Ghostbusters : Frozen Empire
continues the trend of diminishing returns from Ghostbusters as a franchise. Worse, it's the first time  a 'Busters film has fallen into outright bad territory. After the classic 1984 original 1989's sequel was considered a disappointment (although it raked it in at the box office) but still had the charisma of its predecessors iconic cast. The female led reboot in 2016 was fun action comedy but didn't stand up the legendary original. In 2021 they started again with Afterlife, pitching Ghostbusters as Stranger Things in order to move things to a small town and test the water without having to bust the bank. Frozen Empire is a direct sequel to that film (and by extension the first two) but feels like little more than a corporate exercise in mud flinging to see what sticks.

We start off with a ghost chase through New York, where Callie Spengler (Carrie Coon), her kids Trevor (Finn Wolfhard) and Phoebe (Mckenna Grace) and Gary Grooberson (Paul Rudd) now live in the iconic firehouse as a family of Ghostbusters. This is a pretty good way of fusing the old and the new and would have been a solid base to build the story from but unfortunately things get messy quickly with a constant assault of characters both old and new. These include but are not limited to; the return of Ghostbuster hating bureaucrat Walter Peck from the original movie, Ray Stantz, Lucky and Podcast from the previous film, Emily Alyn Linda as a possibly friendly ghost, James Acaster as a scientist, Kamail Nanjiani as the mcguffin introducer, OG receptionist Janine and Winston Zedmore as the Nick Fury of the extended Ghostbusters universe the studio desperately want to happen. With so many characters most of them are left with little to do. Nanjiani and Acaster do well with what time they have while pretty much none of the legacy cast feel like they need to be there apart from maybe Winston. As far as one goes, Phoebe Spengler is the main character. This is the sensible choice but while Mckenna Grace puts in a good performance the character spends most of the film whining and moping.

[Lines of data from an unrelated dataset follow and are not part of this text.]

+extern "C" int ffm_ue_buoyancy_source3_tiled(ffm_mesh *m, const double *ghf, const double *rho, const double *p_rgh, const double *t_b,
+                                             const double *const *ic, const double *const *bc, const double *diag, const double *const *source,
+                                             double *const *diagOut, double *const *sourceOut)
+{
+    CHECK_M(m);
+    if (!ghf || !rho || !p_rgh || !diag || !source || !diagOut || !sourceOut || (m->B && (!t_b || !ic || !bc))) return FFM_ERR_ARG;
+    UeBuoyancyTile a;
+    for (int d = 0; d < 3; d++) {
+        if (!source[d] || !diagOut[d] || !sourceOut[d] || (m->B && (!ic[d] || !bc[d]))) return FFM_ERR_ARG;
+        a.ic[d] = m->B ? ic[d] : nullptr; a.bc[d] = m->B ? bc[d] : nullptr; a.src[d] = source[d]; a.diagOut[d] = diagOut[d]; a.srcOut[d] = sourceOut[d];
+    }
+    a.ghf = ghf; a.rho = rho; a.prgh = p_rgh; a.tb = t_b; a.diag = diag; a.invT = m->invT; a.bMagSf = m->bMagSf; a.invStride = m->N;
+    FfmFvSegs sg;
+    if (!face_window_segments(m, &sg)) return FFM_ERR_UNSUPPORTED;
+    hipLaunchKernelGGL((k_face_window<UeBuoyancyTile, 2>), dim3(sg.nSeg), dim3(256), 0, m->ctx->stream, mview(m), a, sg.seg, sg.rec);
+    FFM_HIP(hipGetLastError());
+    return FFM_OK;
+}
+
 struct PEqn {
     const double *psi, *psi0, *p0, *rho, *rho0, *gh, *gamma, *phiHbyA, *phiHbyAb, *ic, *bc;
     double *upper, *lower, *diag, *src;
diff --git a/firefoam-dev_amd/csrc/ffm_plume_step.hip b/firefoam-dev_amd/csrc/ffm_plume_step.hip
--- a/firefoam-dev_amd/csrc/ffm_plume_step.hip
+++ b/firefoam-dev_amd/csrc/ffm_plume_step.hip
@@ -103,6 +103,10 @@
 #define DIRECT_OR(P, direct, plain) \
     do { int rc_ = ((P)->oneBlock && ffm_tile_coef_direct_ok((P)->A)) ? (direct) : FFM_ERR_UNSUPPORTED; \
          if (rc_ == FFM_ERR_UNSUPPORTED) rc_ = (plain); FFM_TRY(rc_); } while (0)
+constexpr long FACE_WINDOW_MIN_CELLS = 32L << 20;
+#define TILED_OR(P, tiled, plain) \
+    do { int rc_ = ((P)->nOwn >= FACE_WINDOW_MIN_CELLS) ? (tiled) : FFM_ERR_UNSUPPORTED; \
+         if (rc_ == FFM_ERR_UNSUPPORTED) rc_ = (plain); FFM_TRY(rc_); } while (0)
 
 static void les_gradU(ffm_plume *P, const double *g9[9])
 { for (int i = 0; i < 3; i++) for (int j = 0; j < 3; j++) g9[3 * i + j] = P->fused ? P->gM[j][i] : P->lesG[j][i]; }
@@ -162,7 +166,8 @@
     if (P->turbModel) FFM_TRY(u_stress_divergence(P, gam, mub));
     const char *nm[3] = {"Ux", "Uy", "Uz"};
     if (ops) { for (int c = 0; c < 3; c++) FFM_TRY(ffm_fvm_add_boundary(m, P->Uic[c], P->Ubc[c], P->Udiag, P->Usrc[c], rec[c], P->UdW[c], P->UsW[c])); }
-    else FFM_TRY(ffm_ue_buoyancy_source3(m, P->ghf, P->rho, P->p_rgh, P->wB[5], P->Uic, P->Ubc, P->Udiag, P->Usrc, P->UdW, P->UsW));
+    else TILED_OR(P, ffm_ue_buoyancy_source3_tiled(m, P->ghf, P->rho, P->p_rgh, P->wB[5], P->Uic, P->Ubc, P->Udiag, P->Usrc, P->UdW, P->UsW),
+                  ffm_ue_buoyancy_source3(m, P->ghf, P->rho, P->p_rgh, P->wB[5], P->Uic, P->Ubc, P->Udiag, P->Usrc, P->UdW, P->UsW));
     FFM_TRY(solve_named_multi(P, 3, nm, 1e-6, P->UdW, P->Uupper, P->Ulower, P->U, P->UsW));
     for (int c = 0; c < 3; c++) FFM_TRY(HX(P, P->U[c]));
     double *K = P->K; const double *U0 = P->U[0], *U1 = P->U[1], *U2 = P->U[2];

Smart teenager who needs to learn to trust and appreciate the people around them is a classic story arc but when Phoebe's response to making a mistake that probably comes with a pretty high body count is to wallow in self pity she is pretty hard to get behind.

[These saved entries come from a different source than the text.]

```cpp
__global__ __launch_bounds__(512) void sppf_maxpool3_split_kernel(const unsigned char* __restrict__ x, unsigned char* __restrict__ y1, unsigned char* __restrict__ y2,
                                                                  unsigned char* __restrict__ y3, int h, int w, int cgroups, int G, int ld, int r) {
  extern __shared__ __attribute__((aligned(16))) unsigned char dyn_smem[];
  const int hw = h * w, tot = hw * G;
  ChunkPair* cur = reinterpret_cast<ChunkPair*>(dyn_smem);
  ChunkPair* tmp = cur + tot;
  const int img = blockIdx.x / cgroups;
  const int cg = blockIdx.x - img * cgroups;
  const size_t base = ((size_t)img * hw * ld + (size_t)cg * G * 8) * 4;
  for (int i = threadIdx.x; i < tot; i += 512) {
    const int p = i / G, g = i - p * G;
    const unsigned char* s = x + base + ((size_t)p * ld + g * 8) * 4;
    cur[i] = ChunkPair{*reinterpret_cast<const u32x4*>(s), *reinterpret_cast<const u32x4*>(s + 16)};
// ... 230 lines not shown
  const int epc = 16 / es;
  DY_REQUIRE(n > 0 && h > 0 && w > 0 && c > 0 && c % epc == 0 && ld >= c && ld % epc == 0, DY_ERR_INVALID_ARG,
             "dy_sppf_maxpool3: c/ld must be multiples of %d", epc);
  DY_REQUIRE(k >= 1 && (k & 1), DY_ERR_INVALID_ARG, "dy_sppf_maxpool3: k must be odd");
  DY_REQUIRE(aligned16(x) && aligned16(y1) && aligned16(y2) && aligned16(y3), DY_ERR_INVALID_ARG,
             "dy_sppf_maxpool3: views must be 16-byte aligned");
  DY_REQUIRE((long long)h * w <= 4608, DY_ERR_UNSUPPORTED, "dy_sppf_maxpool3: h*w=%d exceeds the LDS-resident limit 4608", h * w);
  hipStream_t st = reinterpret_cast<hipStream_t>(stream);
  const int cchunks = c / epc;
  int G = 1;
  for (int g = 8; g >= 1; --g)
    if (cchunks % g == 0 && (size_t)h * w * 32 * g <= 147456) {
      G = g;
      break;
    }
  const size_t smem = (size_t)h * w * 32 * G;
  const int cgroups = cchunks / G;
  if (dtype == DY_F16X2) {
    DY_REQUIRE(c % 8 == 0, DY_ERR_INVALID_ARG, "dy_sppf_maxpool3: DY_F16X2 needs c in groups of 8 channels");
    const int pairs = c / 8;
    int Gp = 1;
    for (int g = 4; g >= 1; --g)
      if (pairs % g == 0 && (size_t)h * w * 64 * g <= 147456) {
        Gp = g;
        break;
      }
    const size_t sm = (size_t)h * w * 64 * Gp;
    DY_REQUIRE(sm <= 147456, DY_ERR_UNSUPPORTED, "dy_sppf_maxpool3: DY_F16X2 map of %d pixels exceeds the LDS-resident limit", h * w);
    if (sm > 48 * 1024) (void)hipFuncSetAttribute((const void*)sppf_maxpool3_split_kernel, hipFuncAttributeMaxDynamicSharedMemorySize, (int)sm);
    hipLaunchKernelGGL(sppf_maxpool3_split_kernel, dim3((unsigned)(n * (pairs / Gp))), dim3(512), sm, st, (const unsigned char*)x, (unsigned char*)y1, (unsigned char*)y2,
                       (unsigned char*)y3, h, w, pairs / Gp, Gp, ld, k / 2);
    return check_launch("sppf_maxpool3_split_kernel");
  }
  const dim3 grid((unsigned)(n * cgroups));
#define DY_SPPF_LAUNCH(T)                                                                                          \
  do {                                                                                                              \
    if (smem > 48 * 1024)                                                                                           \
      (void)hipFuncSetAttribute((const void*)sppf_maxpool3_kernel<T>, hipFuncAttributeMaxDynamicSharedMemorySize,  \
                                (int)smem);                                                                         \
    hipLaunchKernelGGL((sppf_maxpool3_kernel<T>), grid, dim3(512), smem, st, (const T*)x, (T*)y1, (T*)y2, (T*)y3, h, \
                       w, cgroups, G, ld, k / 2);                                                                   \
  } while (0)
  if (dtype == DY_BF16)
    DY_SPPF_LAUNCH(bf16_t);
  else if (dtype == DY_F16)
    DY_SPPF_LAUNCH(f16_t);
  else if (dtype == DY_FP8)
    DY_SPPF_LAUNCH(fp8_t);
  else
    DY_SPPF_LAUNCH(float);
#undef DY_SPPF_LAUNCH
  return check_launch("sppf_maxpool3_kernel");
}

extern "C" int32_t dy_quantize_fp8_nhwc(const void* src, void* dst, int64_t rows, int32_t c, int32_t ld_src, int32_t ld_dst, int32_t src_dtype, float act_scale,
                                        dy_stream_t stream) {
  const int es = dtype_size_no_fp8(src_dtype);
  DY_REQUIRE(src && dst && es && rows > 0 && c > 0 && act_scale > 0.f, DY_ERR_INVALID_ARG, "dy_quantize_fp8_nhwc: bad arguments");
  DY_REQUIRE(c % 16 == 0 && ld_src >= c && ld_dst >= c && (ld_src * es) % 16 == 0 && ld_dst % 16 == 0 && aligned16(src) && aligned16(dst), DY_ERR_INVALID_ARG,
             "dy_quantize_fp8_nhwc: c must be a multiple of 16 and both views whole 16-byte chunks");
  hipStream_t st = reinterpret_cast<hipStream_t>(stream);
  const int grid = grid_for((long long)rows * (c / 16));
  const float inv = 1.f / act_scale;
  if (src_dtype == DY_BF16)
    hipLaunchKernelGGL((quantize_fp8_kernel<bf16_t>), dim3(grid), dim3(256), 0, st, (const bf16_t*)src, (fp8_t*)dst, (long long)rows, c / 16, ld_src, ld_dst, inv);
  else if (src_dtype == DY_F16)
    hipLaunchKernelGGL((quantize_fp8_kernel<f16_t>), dim3(grid), dim3(256), 0, st, (const f16_t*)src, (fp8_t*)dst, (long long)rows, c / 16, ld_src, ld_dst, inv);
  else
// ... 85 lines not shown
```

drone-yolo_amd/_lib.py:

```python
from __future__ import annotations

import ctypes as C
import os

_HERE = os.path.dirname(os.path.abspath(__file__))
LIB_PATH = os.path.join(_HERE, "lib", "libdyolo.so")

DY_BF16, DY_F16, DY_F32, DY_FP8, DY_F16X2 = 0, 1, 2, 3, 4
DY_ACT_NONE, DY_ACT_SILU, DY_ACT_SILU_L2E = 0, 1, 2
DY_MAX_LEVELS = 8
DY_WLAYOUT_ROWS, DY_WLAYOUT_HALO3X3, DY_WLAYOUT_FRAG1X1 = 0, 1, 2

_vp, _i32, _f32, _i64 = C.c_void_p, C.c_int32, C.c_float, C.c_int64


class PackJob(C.Structure):
    _fields_ = [("w", C.c_void_p), ("s_co", C.c_int64), ("s_ci", C.c_int64), ("s_r", C.c_int64), ("s_q", C.c_int64),
                ("cout", C.c_int32), ("cin", C.c_int32), ("ksize", C.c_int32), ("transpose_flip", C.c_int32), ("cin_logical", C.c_int32),
                ("w_layout", C.c_int32), ("dst", C.c_void_p), ("dst_elems", C.c_int64)]


class ConvDesc(C.Structure):

    _fields_ = [
# ... 92 lines not shown
        ("fuse_score", _i32), ("max_time_lost", _i32),
    ]


class LossDesc(C.Structure):

    _fields_ = [
        ("level", _vp * DY_MAX_LEVELS),
        ("h", _i32 * DY_MAX_LEVELS), ("w", _i32 * DY_MAX_LEVELS), ("ld", _i32 * DY_MAX_LEVELS),
        ("stride", _f32 * DY_MAX_LEVELS),
        ("n_levels", _i32), ("batch", _i32), ("nc", _i32), ("reg_max", _i32),
        ("gt", _vp), ("gmax", _i32), ("topk", _i32),
        ("alpha", _f32), ("beta", _f32), ("box_gain", _f32), ("cls_gain", _f32), ("dfl_gain", _f32),
        ("out", _vp), ("out_owner", _vp), ("workspace", _vp), ("workspace_bytes", _i64),
        ("grad_level", _vp * DY_MAX_LEVELS), ("ld_grad", _i32 * DY_MAX_LEVELS),
    ]


class C2fTailDesc(C.Structure):

    _fields_ = [
        ("t", _vp), ("buf", _vp), ("y", _vp), ("w3", _vp), ("b3", _vp), ("w1", _vp), ("b1", _vp),
        ("batch", _i32), ("h", _i32), ("w", _i32), ("hidden", _i32), ("cout", _i32), ("n_bottlenecks", _i32), ("shortcut", _i32),
        ("ld_t", _i32), ("ld_buf", _i32), ("ld_y", _i32), ("dtype", _i32), ("act_l2e", _i32),
    ]


class C2fFrontDesc(C.Structure):

    _fields_ = [
        ("x", _vp), ("other", _vp), ("y", _vp), ("w3", _vp), ("b3", _vp), ("w1", _vp), ("b1", _vp),
        ("batch", _i32), ("h", _i32), ("w", _i32), ("cin", _i32), ("cmid", _i32), ("c_other", _i32), ("cout", _i32),
        ("ld_x", _i32), ("ld_other", _i32), ("ld_y", _i32), ("act", _i32), ("dtype", _i32),
    ]


class C2fDesc(C.Structure):

    _fields_ = [
        ("x", _vp), ("x_lo", _vp), ("y", _vp), ("w_cv1", _vp), ("w_m_cv1", _vp), ("w_m_cv2", _vp), ("w_cv2", _vp), ("bias", _vp),
        ("batch", _i32), ("h", _i32), ("w", _i32), ("cin", _i32), ("cin_lo", _i32), ("hidden", _i32), ("cout", _i32),
        ("ld_x", _i32), ("ld_x_lo", _i32), ("ld_y", _i32), ("shortcut", _i32), ("dtype", _i32), ("act_l2e", _i32),
    ]


class Stem2Desc(C.Structure):

    _fields_ = [
        ("x", _vp), ("w0", _vp), ("b0", _vp), ("w1", _vp), ("b1", _vp), ("y", _vp),
        ("n", _i32), ("h", _i32), ("w", _i32), ("ld_y", _i32), ("act0", _i32), ("act1", _i32), ("dtype", _i32),
        ("w1_scale", _vp),
    ]


class BnDesc(C.Structure):

    _fields_ = [
        ("z", _vp), ("y", _vp), ("addend", _vp), ("dy", _vp), ("dz", _vp),
        ("rows", _i64),
        ("c", _i32), ("ld_z", _i32), ("ld_y", _i32), ("ld_add", _i32), ("ld_dy", _i32), ("ld_dz", _i32), ("dtype", _i32), ("act", _i32),
        ("gamma", _vp), ("beta", _vp), ("mean", _vp), ("rstd", _vp), ("running_mean", _vp), ("running_var", _vp),
        ("eps", _f32), ("momentum", _f32),
        ("dgamma", _vp), ("dbeta", _vp), ("workspace", _vp), ("workspace_bytes", _i64), ("partial_slabs", _i32),
    ]


DY_AUG_FLIPLR, DY_AUG_FLIPUD, DY_AUG_HSV_OFF = 1, 2, 4


class AugSrc(C.Structure):

    _fields_ = [("index", _i32), ("x1a", _i32), ("y1a", _i32), ("x2a", _i32), ("y2a", _i32), ("x1b", _i32), ("y1b", _i32), ("reserved", _i32)]


class AugRow(C.Structure):

    _fields_ = [("n_src", _i32), ("ch", _i32), ("cw", _i32), ("flags", _i32), ("src", AugSrc * 4), ("minv", _f32 * 9), ("hsv", _f32 * 3)]


SIGNATURES = {
    "dy_version": (_i32, []),
    "dy_last_error_string": (C.c_char_p, []),
    "dy_last_kernel_name": (C.c_char_p, []),
    "dy_dtype_size": (_i32, [_i32]),
    "dy_pack_conv_weights_table_bytes": (C.c_int64, [_i32]),
    "dy_pack_conv_weights_table": (_i32, [C.POINTER(PackJob), _i32, _i32, _vp, C.c_int64, C.POINTER(C.c_int32)]),
    "dy_pack_conv_weights_batched": (_i32, [_vp, _i32, _i32, _i32, _vp]),
    "dy_conv_k_pad": (_i32, [_i32, _i32, _i32]),
    "dy_conv_cout_pad": (_i32, [_i32]),
    "dy_conv2d_nhwc": (_i32, [C.POINTER(ConvDesc), _vp]),
    "dy_conv_stats_written": (_i32, []),
    "dy_c2f_fused_supported": (_i32, [_i32, _i32, _i32, _i32, _i32, _i32]),
    "dy_c2f_fused": (_i32, [C.POINTER(C2fDesc), _vp]),
    "dy_c2f_tail_fused_supported": (_i32, [_i32, _i32, _i32, _i32, _i32, _i32, _i32]),
    "dy_c2f_tail_fused": (_i32, [C.POINTER(C2fTailDesc), _vp]),
    "dy_c2f_front_fused_supported": (_i32, [_i32, _i32, _i32, _i32, _i32, _i32, _i32, _i32, _i32]),
    "dy_c2f_front_fused": (_i32, [C.POINTER(C2fFrontDesc), _vp]),
    "dy_stem2_fused_supported": (_i32, [_i32, _i32, _i32, _i32, _i32, _i32]),
    "dy_stem2_fused": (_i32, [C.POINTER(Stem2Desc), _vp]),
    "dy_stem_conv3x3s2_nchw": (_i32, [_vp, _vp, _vp, _vp, _i32, _i32, _i32, _i32, _i32, _i32, _i32, _i32, _vp]),
    "dy_stem_conv3x3s2_nchw_u8": (_i32, [_vp, _f32, _vp, _vp, _vp, _i32, _i32, _i32, _i32, _i32, _i32, _i32, _i32, _vp]),
    "dy_nchw_f32_to_nhwc": (_i32, [_vp, _vp, _i32, _i32, _i32, _i32, _i32, _i32, _i32, _vp]),
    "dy_resize_bilinear_u8_nchw_f32": (_i32, [_vp, _vp, _i32, _i32, _i32, _i32, _i32, _i32, _vp]),
    "dy_scale_img_nchw_f32": (_i32, [_vp, _vp, _i32, _i32, _i32, _i32, _i32, _i32, _i32, _i32, _i32, _f32, _vp]),
    "dy_nhwc_to_nchw_f32": (_i32, [_vp, _vp, _i32, _i32, _i32, _i32, _i32, _i32, _vp]),
    "dy_upsample2x_nhwc": (_i32, [_vp, _vp, _i32, _i32, _i32, _i32, _i32, _i32, _i32, _vp]),
    "dy_copy_nhwc": (_i32, [_vp, _vp, _i32, _i32, _i32, _i32, _i32, _i32, _i32, _vp]),
    "dy_sppf_maxpool3": (_i32, [_vp, _vp, _vp, _vp, _i32, _i32, _i32, _i32, _i32, _i32, _i32, _vp]),
    "dy_detect_decode": (_i32, [C.POINTER(DecodeDesc), _vp]),
    "dy_detect_head_decode_supported": (_i32, [_i32, _i32, _i32, _i32, _i32]),
    "dy_detect_head_decode": (_i32, [C.POINTER(HeadDecodeDesc), _vp]),
    "dy_nms_workspace_bytes": (_i64, [_i32, _i32]),
    "dy_nms": (_i32, [C.POINTER(NmsDesc), _vp]),
    "dy_nms_small_cap": (_i32, []),
    "dy_scale_boxes": (_i32, [_vp, _vp, _vp, _i32, _i32, _vp]),
    "dy_val_match": (_i32, [C.POINTER(ValMatchDesc), _vp]),
    "dy_track_state_bytes": (_i64, [_i32, _i32]),
    "dy_track_workspace_bytes": (_i64, [_i32, _i32, _i32]),
    "dy_track_reset": (_i32, [_vp, _i32, _i32, _vp]),
    "dy_track_step": (_i32, [C.POINTER(TrackDesc), _vp]),
    "dy_detection_loss_workspace_bytes": (_i64, [_i32, _i32, _i32, _i32]),
    "dy_conv2d_wgrad_nhwc": (_i32, [C.POINTER(ConvDesc), _vp, _i32, _vp, _vp]),
    "dy_conv2d_wgrad_nhwc_ws": (_i32, [C.POINTER(ConvDesc), _vp, _i32, _vp, _vp, C.c_int64, _vp]),
    "dy_conv2d_wgrad_workspace_bytes": (C.c_int64, [C.POINTER(ConvDesc), _i32]),
    "dy_quantize_fp8_nhwc": (_i32, [_vp, _vp, _i64, _i32, _i32, _i32, _i32, _f32, _vp]),
    "dy_pack_conv_weights": (_i32, [_vp, _i64, _i64, _i64, _i64, _i32, _i32, _i32, _i32, _i32, _vp, _i64, _i32, _i32, _vp]),
    "dy_detect_branch_fused_supported": (_i32, [_i32, _i32, _i32, _i32, _i32, _i32, _i32]),
    "dy_detect_branch_fused": (_i32, [C.POINTER(BranchDesc), _vp]),
    "dy_nms_reset_counts": (_i32, [_vp, _i32, _vp]),
    "dy_conv2d_grouped_bwd_nhwc": (_i32, [C.POINTER(ConvDesc), _vp, _i32, _vp, _vp, _vp, _i32, _vp, _i32, _vp]),
# ... 58 lines not shown
```

drone-yolo_amd/hip_ops.py:

```python
from __future__ import annotations

import contextlib
import ctypes as C
from typing import List, NamedTuple, Optional, Sequence, Tuple

import os
import warnings

import torch

from . import _lib
from ._lib import DY_ACT_NONE, DY_ACT_SILU, DY_ACT_SILU_L2E, BnDesc, BranchDesc, C2fDesc, C2fFrontDesc, C2fTailDesc, ConvDesc, DecodeDesc, HeadDecodeDesc, LossDesc, NmsDesc, Stem2Desc, TileMergeDesc, TrackDesc, ValMatchDesc, check, lib

FP8 = torch.float8_e4m3fn
F16X2 = torch.complex32
_DTYPES = {torch.bfloat16: _lib.DY_BF16, torch.float16: _lib.DY_F16, torch.float32: _lib.DY_F32, FP8: _lib.DY_FP8, F16X2: _lib.DY_F16X2}
warnings.filterwarnings("ignore", message="ComplexHalf support is experimental")

_FP8 = {"act_scale": 1.0}


def set_fp8_act_scale(scale: float) -> None:
    if not scale > 0:
        raise ValueError("fp8 activation scale must be positive")
    _FP8["act_scale"] = float(scale)


def fp8_act_scale() -> float:
    return _FP8["act_scale"]


_absmax_log: Optional[list] = None


class observe_absmax:

    def __enter__(self):
        global _absmax_log
        _absmax_log = []
        return _absmax_log

    def __exit__(self, *exc):
        global _absmax_log
        _absmax_log = None
        return False
# ... 1518 lines not shown
            raise ValueError("PackedC2fFront: the stride-2 convolution did not pack as DY_WLAYOUT_HALO3X3")
        self.w3, self.b3 = p3.w, p3.b
        self.w1, self.b1 = pack_frag1x1(w1, b1, dtype, device)
        self.act, self.dtype = int(act), dtype


def c2f_front_fused_supported(cin: int, cmid: int, c_other: int, cout: int, dtype: torch.dtype, act: int = DY_ACT_SILU, k: int = 3, stride: int = 2, groups: int = 1) -> bool:
    return dtype in (torch.bfloat16, torch.float16) and bool(lib().dy_c2f_front_fused_supported(cin, cmid, c_other, cout, k, stride, groups, int(act), dy_dtype(dtype)))
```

The lack of focus carries over to the story. The plot involves a mysterious brass ball that contains your standard unimaginable evil but nobody seems too perturbed by it and it's happily left on the back burner while the army of characters carry out their various side quests, such as Trevor trying to catch Slimer (remember him!), Walter Peck (remember him!) still trying to shut the Ghostbusters down thirty years later and Ray encountering the library ghost from the first movie (remember her!) that they apparently never bothered going back to deal with. Maybe they're content to leave well enough alone because they know it contains a particularly lame and stupid looking villain, even in a series not know for great antagonists. 

It would be uncharitable to say the film is a total right off. The cast are game and mostly do well with what they are given, stuff is constantly happening so even the most impatient kids will struggle to be outright bored and it may tickle the nostalgia bone for some people. Overall though, Frozen Empire aims to simultaneously recreate past glories and usher in a new era but throws too much at both to succeed in either.

5 "I understand if you hate me"'s out of 10 potential apocalypses started.